# Exercise requirements
Wherever the string "csrc" shows up in the data below, copy the whole line.

:: Supplied data

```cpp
template <int D>
int launch_full_pass(rag_index* h, Workspace& w, const PassArgs& a, hipStream_t st) {
  const int Bq = a.Bq, k = a.k;
  qprep_kernel<D><<<dim3(kQ), dim3(64), 0, st>>>(a.q, Bq, a.filt, w.qn, w.qfrag, w.filt, w.eps,
                                                  store_eps(h));
  RAG_HIP(hipGetLastError());
  const int n = (int)h->count;
  auto emit = [&](int j, const uint32_t* keys, const int* rows, const int* n_match) {
    full_emit_kernel<<<dim3((unsigned)std::min<int64_t>(1024, (k + 255) / 256)), dim3(256), 0,
                       st>>>(keys, rows, n_match, k, a.id_offset,
                             a.out_s ? a.out_s + (int64_t)j * k : nullptr,
                             a.out_i ? a.out_i + (int64_t)j * k : nullptr,
                             a.out_packed ? a.out_packed + (int64_t)j * k * 2 : nullptr);
  };
  StreamScratch scratch(st);
  if (n == 0) {
    RAG_HIP(scratch.alloc(4));
    int* zero = reinterpret_cast<int*>(scratch.p);
    RAG_HIP(hipMemsetAsync(zero, 0, 4, st));
    for (int j = 0; j < Bq; ++j) emit(j, nullptr, nullptr, zero);
    RAG_HIP(hipGetLastError());
    return RAG_OK;
  }
  size_t tmp_bytes = 0;
  RAG_HIP(hipcub::DeviceRadixSort::SortPairsDescending(
      nullptr, tmp_bytes, static_cast<const uint32_t*>(nullptr), static_cast<uint32_t*>(nullptr),
      static_cast<const int*>(nullptr), static_cast<int*>(nullptr), n, 0, 32, st));
  const size_t nb = (size_t)n * 4;
  const size_t m_off = 4 * nb, t_off = m_off + 256;
  RAG_HIP(scratch.alloc(t_off + tmp_bytes));
  char* const buf = scratch.p;
  uint32_t* k_in = reinterpret_cast<uint32_t*>(buf);
  uint32_t* k_out = reinterpret_cast<uint32_t*>(buf + nb);
  int* v_in = reinterpret_cast<int*>(buf + 2 * nb);
  int* v_out = reinterpret_cast<int*>(buf + 3 * nb);
  int* n_match = reinterpret_cast<int*>(buf + m_off);
  void* tmp = buf + t_off;
  RAG_HIP(hipMemsetAsync(n_match, 0, 4 * kQ, st));
  const int grid = (int)std::max<int64_t>(1, std::min<int64_t>(8 * h->n_cu, (n + 31) / 32));
  int rc = RAG_OK;
  for (int j = 0; j < Bq && rc == RAG_OK; ++j) {
    with_filter(a.filt, [&](auto f) {
      constexpr bool F = decltype(f)::value;
      full_score_kernel<D, F><<<dim3(grid), dim3(256), 0, st>>>(
          h->corpus, a.tags, F ? w.filt + 2 * j : nullptr, w.qn + (int64_t)j * D, n, h->rows32,
          k_in, v_in, n_match + j);
    });
    if (hipGetLastError() != hipSuccess ||
        sort_pairs_desc(tmp, tmp_bytes, k_in, k_out, v_in, v_out, n, st) != hipSuccess) {
      rc = ragmi::fail(RAG_EHIP, "full exact pass: score / sort launch failed");
      break;
    }
    emit(j, k_out, v_out, n_match + j);
    if (hipGetLastError() != hipSuccess) rc = ragmi::fail(RAG_EHIP, "full exact pass: emit");
  }
  (void)hipMemsetAsync(w.fb_tier, 0, 4 * kQ, st);
  return rc;
}
// ... 859 lines not shown
```

Measured before the change: 63220.

## Split band rescoring of select kernel into a multi-slice band kernel

For the D=384 six-bit copy path, the select kernel now stops after seeding. It writes its candidate list, floor and current top-32 to a per-query workspace record. A new band_kernel then spreads each query's band rescoring across several workgroups (slices), and the last slice merges the published partial top-32 lists using an atomic ticket. This replaces one block per query walking the whole band serially, raising parallelism with batch=32, at the cost of an extra launch, global workspace traffic and fence-based cross-block sync.

New measurement: 68240 (median of 6 runs). 7.9% higher.

```diff
diff --git a/financial-rag-system_amd/csrc/certify_kernels.hip b/financial-rag-system_amd/csrc/certify_kernels.hip
--- a/financial-rag-system_amd/csrc/certify_kernels.hip
+++ b/financial-rag-system_amd/csrc/certify_kernels.hip
@@ -3,6 +3,16 @@
 constexpr int kCandCap = 256;
 constexpr int kBandLists = 32;
 constexpr int kBandLists6 = 128;
+constexpr int kBandHead = 0;
+constexpr int kBandSlicesMax = 16;
+constexpr int kBandRecHdr = 96;
+constexpr int kBandRec = kBandRecHdr + kMaxLists;
+constexpr int kBandPub = 72;
+struct BandWs {
+  int* rec;
+  int* pub;
+  int* tk;
+};
 
 template <typename IdT>
 __device__ __forceinline__ void merge4_top32(const float (&ws)[4][32], const IdT (&wi)[4][32],
@@ -90,6 +100,100 @@
   unsigned long long* cnt;
   float* t2;
 };
+
+__device__ __forceinline__ void emit_topk(float s, int id, int lane, int bq, int k,
+                                          int64_t id_offset, float* __restrict__ out_s,
+                                          int64_t* __restrict__ out_i,
+                                          int32_t* __restrict__ out_packed) {
+  if (lane < k) {
+    const bool ok = s != kNegInf;
+    if (out_packed) {
+      out_packed[((int64_t)bq * k + lane) * 2] = __float_as_int(s);
+      out_packed[((int64_t)bq * k + lane) * 2 + 1] = ok ? (int32_t)(id + id_offset) : -1;
+    } else {
+      out_s[(int64_t)bq * k + lane] = s;
+      out_i[(int64_t)bq * k + lane] = ok ? (int64_t)id + id_offset : (int64_t)-1;
+    }
+  }
+}
+
+__device__ __forceinline__ void hand_to_tier2(const ExactStats& fb, int bq, float L, float e_k,
+                                              const float* __restrict__ eps_t2) {
+  fb.tier[bq] = 2;
+  fb.t2[2 * bq] = eps_t2 ? e_k - eps_t2[bq] : L;
+  fb.t2[2 * bq + 1] = e_k;
+  atomicAdd(&fb.cnt[1], 1ull);
+}
+
+template <int D, int BL, typename ListP>
+__device__ __forceinline__ bool band_chunk(ListP qlist, int c0, int nql, bool more,
+                                           const float* __restrict__ part_s,
+                                           const int* __restrict__ part_i,
+                                           const int* __restrict__ heads_n, int n_lists, int b,
+                                           float L, int a_row, const half8* __restrict__ corpus,
+                                           const float* __restrict__ qq,
+                                           const float* __restrict__ rows32,
+                                           int (&band)[BL * kKS], int& n_band,
+                                           float (&n_s)[2][32], int (&n_i)[2][32], int& verdict,
+                                           float& rs, int& ri, int& rnd) {
+  const int tid = threadIdx.x, lane = tid & 63, wid = tid >> 6;
+  auto at = [&](int l, int pos) { return ((int64_t)l * kQ + b) * kKS + pos; };
+  constexpr int kG = BL / 8;
+  const int pos = lane & (kKS - 1);
+  float gs[kG];
+  int gi[kG], gn[kG];
+#pragma unroll
+  for (int j = 0; j < kG; ++j) {
+    const int l = qlist[min(c0 + (2 * j + (lane >> 5)) * 4 + wid, nql - 1)];
+    gs[j] = part_s[at(l, pos)];
+    gi[j] = part_i[at(l, pos)];
+    gn[j] = heads_n[(int64_t)b * n_lists + l];
+  }
+#pragma unroll
+  for (int j = 0; j < kG; ++j) {
+    const bool in = c0 + (2 * j + (lane >> 5)) * 4 + wid < nql && pos < gn[j] && gs[j] >= L;
+    if (in && gn[j] >= kKS && pos == kKS - 1) verdict = 2;
+    bool in_a = false;
+#pragma unroll
+    for (int t = 0; t < 32; ++t) in_a |= gi[j] == __builtin_amdgcn_readlane(a_row, t);
+    if (in && !in_a) band[atomicAdd(&n_band, 1)] = gi[j];
+  }
+  __syncthreads();
+  if (verdict == 2) return false;
+  const int nb = n_band;
+  for (int r0 = 0; r0 < nb; r0 += 32, ++rnd) {
+    int rows[8];
+    float es[8];
+#pragma unroll
+    for (int j = 0; j < 8; ++j) {
+      const int c = r0 + wid * 8 + j;
+      const int r = band[min(c, nb - 1)];
+      rows[j] = c < nb ? r : -1;
+    }
+    exact_scores_wave<D, 8>(corpus, rows, qq, lane, es, rows32);
+    if (lane == 0) {
+#pragma unroll
+      for (int j = 0; j < 8; ++j) {
+        n_s[rnd & 1][wid * 8 + j] = es[j];
+        n_i[rnd & 1][wid * 8 + j] = rows[j] >= 0 ? rows[j] : kIdNone32;
+      }
+    }
+    __syncthreads();
+    if (wid == 0) {
+      if (lane >= 32) {
+        rs = n_s[rnd & 1][lane - 32];
+        ri = n_i[rnd & 1][lane - 32];
+      }
+      bitonic_sort64(rs, ri, lane);
+    }
+  }
+  if (more) {
+    __syncthreads();
+    if (tid == 0) n_band = 0;
+    __syncthreads();
+  }
+  return true;
+}
 
 template <int D, bool FILTER, int BL = kBandLists>
 __global__ __launch_bounds__(256) void select_kernel(const float* __restrict__ part_s,
@@ -111,7 +215,10 @@
                                                      int64_t* __restrict__ out_i,
                                                      int32_t* __restrict__ out_packed,
                                                      const float* __restrict__ rows32,
-                                                     const float* __restrict__ eps_t2 = nullptr) {
+                                                     const float* __restrict__ eps_t2 = nullptr,
+                                                     BandWs bw = {}) {
+  constexpr bool kHead = BL == kBandHead;
+  constexpr int kChunk = kHead ? kBandLists : BL;
   __shared__ float w_s[4][32];
   __shared__ int64_t w_i[4][32];
   __shared__ int sel[32];
@@ -126,7 +233,7 @@
   __shared__ int e_i[32];
   __shared__ int qlist[kMaxLists];
   __shared__ int n_q;
-  __shared__ int band[BL * kKS];
+  __shared__ int band[kChunk * kKS];
   __shared__ int n_band;
   __shared__ float n_s[2][32];
   __shared__ int n_i[2][32];
@@ -324,16 +431,7 @@
   __syncthreads();
 
   auto emit = [&](float s, int id) {
-    if (lane < k) {
-      const bool ok = s != kNegInf;
-      if (out_packed) {
-        out_packed[((int64_t)bq * k + lane) * 2] = __float_as_int(s);
-        out_packed[((int64_t)bq * k + lane) * 2 + 1] = ok ? (int32_t)(id + id_offset) : -1;
-      } else {
-        out_s[(int64_t)bq * k + lane] = s;
-        out_i[(int64_t)bq * k + lane] = ok ? (int64_t)id + id_offset : (int64_t)-1;
-      }
-    }
+    emit_topk(s, id, lane, bq, k, id_offset, out_s, out_i, out_packed);
   };
 
   float rs = kNegInf;
@@ -363,9 +461,37 @@
       emit(rs, ri);
       if (lane == 0) fb.tier[bq] = 0;
     }
+    if constexpr (kHead) {
+      int* rq = bw.rec + (int64_t)bq * kBandRec;
+      if (lane < 32 && v == 1) {
+        rq[32 + lane] = __float_as_int(rs);
+        rq[64 + lane] = ri;
+      }
+      if (lane == 0 && v != 1) rq[0] = -1;
+    }
   }
   __syncthreads();
   if (verdict == 0) return;
+  if constexpr (kHead) {
+    int* rq = bw.rec + (int64_t)bq * kBandRec;
+    if (verdict == 1) {
+#pragma unroll
+      for (int j = 0; j < kCols; ++j)
+        if (hs[j] != kNegInf && hs[j] >= floor_L)
+          rq[kBandRecHdr + atomicAdd(&n_q, 1)] = (j * 4 + wid) * 64 + lane;
+      __syncthreads();
+    }
+    if (tid == 0) {
+      if (verdict == 1) {
+        rq[0] = n_q;
+        rq[1] = __float_as_int(floor_L);
+        rq[2] = __float_as_int(floor_E);
+      } else {
+        hand_to_tier2(fb, bq, floor_L, floor_E, eps_t2);
+      }
+    }
+    return;
+  }
 
   const float L = floor_L;
   const bool seeded = verdict == 1;
@@ -378,69 +504,13 @@
   const int nql = seeded ? n_q : 0;
   const int a_row = e_i[lane & 31];
   int rnd = 0;
-  for (int c0 = 0; c0 < nql; c0 += BL) {
-    constexpr int kG = BL / 8;
-    const int pos = lane & (kKS - 1);
-    float gs[kG];
-    int gi[kG], gn[kG];
-#pragma unroll
-    for (int j = 0; j < kG; ++j) {
-      const int l = qlist[min(c0 + (2 * j + (lane >> 5)) * 4 + wid, nql - 1)];
-      gs[j] = part_s[at(l, pos)];
-      gi[j] = part_i[at(l, pos)];
-      gn[j] = heads_n[(int64_t)b * n_lists + l];
-    }
-#pragma unroll
-    for (int j = 0; j < kG; ++j) {
-      const bool in = c0 + (2 * j + (lane >> 5)) * 4 + wid < nql && pos < gn[j] && gs[j] >= L;
-      if (in && gn[j] >= kKS && pos == kKS - 1) verdict = 2;
-      bool in_a = false;
-#pragma unroll
-      for (int t = 0; t < 32; ++t) in_a |= gi[j] == __builtin_amdgcn_readlane(a_row, t);
-      if (in && !in_a) band[atomicAdd(&n_band, 1)] = gi[j];
-    }
-    __syncthreads();
-    if (verdict == 2) break;
-    const int nb = n_band;
-    for (int r0 = 0; r0 < nb; r0 += 32, ++rnd) {
-      int rows[8];
-      float es[8];
-#pragma unroll
-      for (int j = 0; j < 8; ++j) {
-        const int c = r0 + wid * 8 + j;
-        const int r = band[min(c, nb - 1)];
-        rows[j] = c < nb ? r : -1;
-      }
-      exact_scores_wave<D, 8>(corpus, rows, qq, lane, es, rows32);
-      if (lane == 0) {
-#pragma unroll
-        for (int j = 0; j < 8; ++j) {
-          n_s[rnd & 1][wid * 8 + j] = es[j];
-          n_i[rnd & 1][wid * 8 + j] = rows[j] >= 0 ? rows[j] : kIdNone32;
-        }
-      }
-      __syncthreads();
-      if (wid == 0) {
-        if (lane >= 32) {
-          rs = n_s[rnd & 1][lane - 32];
-          ri = n_i[rnd & 1][lane - 32];
-        }
-        bitonic_sort64(rs, ri, lane);
-      }
-    }
-    if (c0 + BL < nql) {
-      __syncthreads();
-      if (tid == 0) n_band = 0;
-      __syncthreads();
-    }
-  }
+  for (int c0 = 0; c0 < nql; c0 += kChunk)
+    if (!band_chunk<D, kChunk>(qlist, c0, nql, c0 + kChunk < nql, part_s, part_i, heads_n, n_lists,
+                               b, L, a_row, corpus, qq, rows32, band, n_band, n_s, n_i, verdict,
+                               rs, ri, rnd))
+      break;
   if (verdict == 2) {
-    if (tid == 0) {
-      fb.tier[bq] = 2;
-      fb.t2[2 * bq] = eps_t2 ? floor_E - eps_t2[bq] : L;
-      fb.t2[2 * bq + 1] = floor_E;
-      atomicAdd(&fb.cnt[1], 1ull);
-    }
+    if (tid == 0) hand_to_tier2(fb, bq, L, floor_E, eps_t2);
     return;
   }
   if (tid == 0) {
@@ -448,6 +518,108 @@
     atomicAdd(&fb.cnt[0], 1ull);
   }
   if (wid == 0) emit(rs, ri);
+}
+
+template <int D>
+__global__ __launch_bounds__(256) void band_kernel(const float* __restrict__ part_s,
+                                                   const int* __restrict__ part_i,
+                                                   const int* __restrict__ heads_n, int n_lists,
+                                                   const half8* __restrict__ corpus,
+                                                   const float* __restrict__ qn, int k,
+                                                   BandWs bw, ExactStats fb,
+                                                   const float* __restrict__ eps_t2,
+                                                   int64_t id_offset, float* __restrict__ out_s,
+                                                   int64_t* __restrict__ out_i,
+                                                   int32_t* __restrict__ out_packed,
+                                                   const float* __restrict__ rows32) {
+  __shared__ int band[kBandLists * kKS];
+  __shared__ int n_band;
+  __shared__ float n_s[2][32];
+  __shared__ int n_i[2][32];
+  __shared__ int verdict;
+  __shared__ int last;
+  const int S = gridDim.x, s = blockIdx.x, bq = blockIdx.y, grp = bq / kQ, b = bq % kQ;
+  const int tid = threadIdx.x, lane = tid & 63, wid = tid >> 6;
+  const int* rq = bw.rec + (int64_t)bq * kBandRec;
+  const int nql = rq[0];
+  if (nql < 0) return;
+  const float L = __int_as_float(rq[1]), floor_E = __int_as_float(rq[2]);
+  const int a_row = rq[64 + (lane & 31)];
+  part_s += (int64_t)grp * n_lists * (kQ * kKS);
+  part_i += (int64_t)grp * n_lists * (kQ * kKS);
+  heads_n += (int64_t)grp * kQ * n_lists;
+  const float* qq = qn + (int64_t)bq * D;
+  if (tid == 0) {
+    n_band = 0;
+    verdict = 1;
+  }
+  __syncthreads();
+  float rs = kNegInf;
+  int ri = kIdNone32;
+  int rnd = 0;
+  constexpr int BL = kBandLists;
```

::::

# Answer below
diff --git a/financial-rag-system_amd/csrc/certify_kernels.hip b/financial-rag-system_amd/csrc/certify_kernels.hip
--- a/financial-rag-system_amd/csrc/certify_kernels.hip
+++ b/financial-rag-system_amd/csrc/certify_kernels.hip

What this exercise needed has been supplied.